Макдональд вздохнул и потянулся к эфесу меча, висевшего на стене за его спиной.
— Жаль. А я думал, мы сможем договориться.
Я расслабил плечи, готовясь к бою.
— Договориться можно было до того, как ты начал убивать наших.
Он выхватил клинок — старинный, с гравировкой, явно непростой стали.
— Тогда давай без лишних слов.
И бросился вперёд.
Молния, которой я ударил беса, напрочь выжгла ему грудную клетку. Удар был настолько сильным, что Макдональда впечатало в стену, по которой пошли трещины.
Никаких поединков.
Я просто уничтожил врага с помощью магии.
Сел в кресло, чтобы передохнуть, и врубил непрерывную циркуляцию. Больше всего ки я потратил на скитания в многомерности. Пассивные навыки, наподобие доспеха, перестали меня напрягать ещё на четвёртой оболочке. Равно как и простенькие энергетические атаки.
Зазвонил телефон.
Не обращая внимания на раздражающие трели, я встал, раздвинул грани мира и погрузился в серую фрактальную круговерть.

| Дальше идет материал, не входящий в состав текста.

-                            const bf16x8 fb8 = cat8(lds_tr16(k_lds + toff + koff2[0] + kk * 32), lds_tr16(k_lds + toff + koff2[1] + kk * 32));
+                            if constexpr (!BATCH) fb8[i][kk] = k_frag(wave + 4 * i, kk);
 #pragma unroll
                             for (int ns = 0; ns < NSUB; ++ns)
-                                acc[i][ns][kk] = __builtin_amdgcn_mfma_f32_16x16x32_bf16(fa8[ns], fb8, acc[i][ns][kk], 0, 0, 0);
+                                acc[i][ns][kk] = __builtin_amdgcn_mfma_f32_16x16x32_bf16(fa8[ns], fb8[i][kk], acc[i][ns][kk], 0, 0, 0);
                         }
                     }
                 }
             }
-        } else
-        for (int ks = 0; ks < BP / F::KPS; ++ks) {
-            int noff[4], koff[4];
-#pragma unroll
-            for (int j = 0; j < PPL; ++j) {
-                const int m = ks * F::KPS + q * PPL + j;
-                const int il = m / (TH * TW), r = (m / TW) % TH, c = m % TW;
-                noff[j] = m * NROW;
-                koff[j] = ((il * PH + r * IS) * PW + c * IS) * KROW;
-            }
-            typename F::frag_t fa[NSUB];
-#pragma unroll
-            for (int ns = 0; ns < NSUB; ++ns) fa[ns] = F::load(n_lds, noff, q, ns * 16 + l15);
-            if (do_bias) {
-#pragma unroll
-                for (int ns = 0; ns < NSUB; ++ns) bacc[ns] = F::mma(fa[ns], F::ones(), bacc[ns]);
-            }
-#pragma unroll
-            for (int i = 0; i < TPW; ++i) {
-                const int t = wave + 4 * i;
-                if (t < NT) {
-                    const int toff = ((t / TK) * PW + (t % TK)) * KROW;
-#pragma unroll
-                    for (int kk = 0; kk < KSUB; ++kk) {
-                        typename F::frag_t fb = F::load(k_lds + toff, koff, q, kk * 16 + l15);
-#pragma unroll
-                        for (int ns = 0; ns < NSUB; ++ns) acc[i][ns][kk] = F::mma(fa[ns], fb, acc[i][ns][kk]);
-                    }
-                }
-            }
-        }
+        };
+        constexpr int OPER = BP * NROW + NI * PH * PW * KROW, NV = NNV + NKV;
+        uint4 rn[D][NNV], rk[D][NKV];
+        unsigned okm[D];
+        const int nwalk = ((int)blockIdx.y < a.ntiles) ? (a.ntiles - 1 - (int)blockIdx.y) / (int)gridDim.y + 1 : 0;
+        const int txy = a.tiles_x * a.tiles_y;
+        const int sx = (int)gridDim.y % a.tiles_x, sy = ((int)gridDim.y / a.tiles_x) % a.tiles_y, si = (int)gridDim.y / txy;
+        int tx = (int)blockIdx.y % a.tiles_x, ty = ((int)blockIdx.y / a.tiles_x) % a.tiles_y, im = (int)blockIdx.y / txy;
+        auto gload = [&](uint4 (&rn)[NNV], uint4 (&rk)[NKV], unsigned& okm) __attribute__((always_inline)) {
+            unsigned m = 0;
+#pragma unroll
+            for (int j = 0; j < NV; ++j) {
+                bool ok;
+                const T* p = j < NNV ? n_src(j, tx, ty, im * NI, ok) : k_src(j - NNV, tx, ty, im * NI, ok);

Чтобы добраться до нужного человека в Танжере, я потратил несколько часов. И дело не только в расстояниях Пустоши. У меня ещё сохранились незначительные проблемы с навигацией, поэтому я добрался до карантинной зоны Понтикуса, миновал таможенный контроль, и уже оттуда прыгнул в сторону Гибралтара.
В некоторых версиях земной истории, как сообщают наши морфисты, африканские территории, граничащие с Гибралтаром, сумели обрести независимость. У нас эти земли долгое время входили в состав Халифата, но после окончательного распада этой империи, образовалось множество эмиратов, удельных княжеств и даже республик. Сейчас Танжер — один из городов Рабатского княжества.
Я выпал из многомерности прямиком в тесный переулок Медины.
С двух сторон громоздились белые стены, кривая дорожка, по которой автомобиль не проедет, спускалась вниз, время от времени изламываясь ступенями лестницы.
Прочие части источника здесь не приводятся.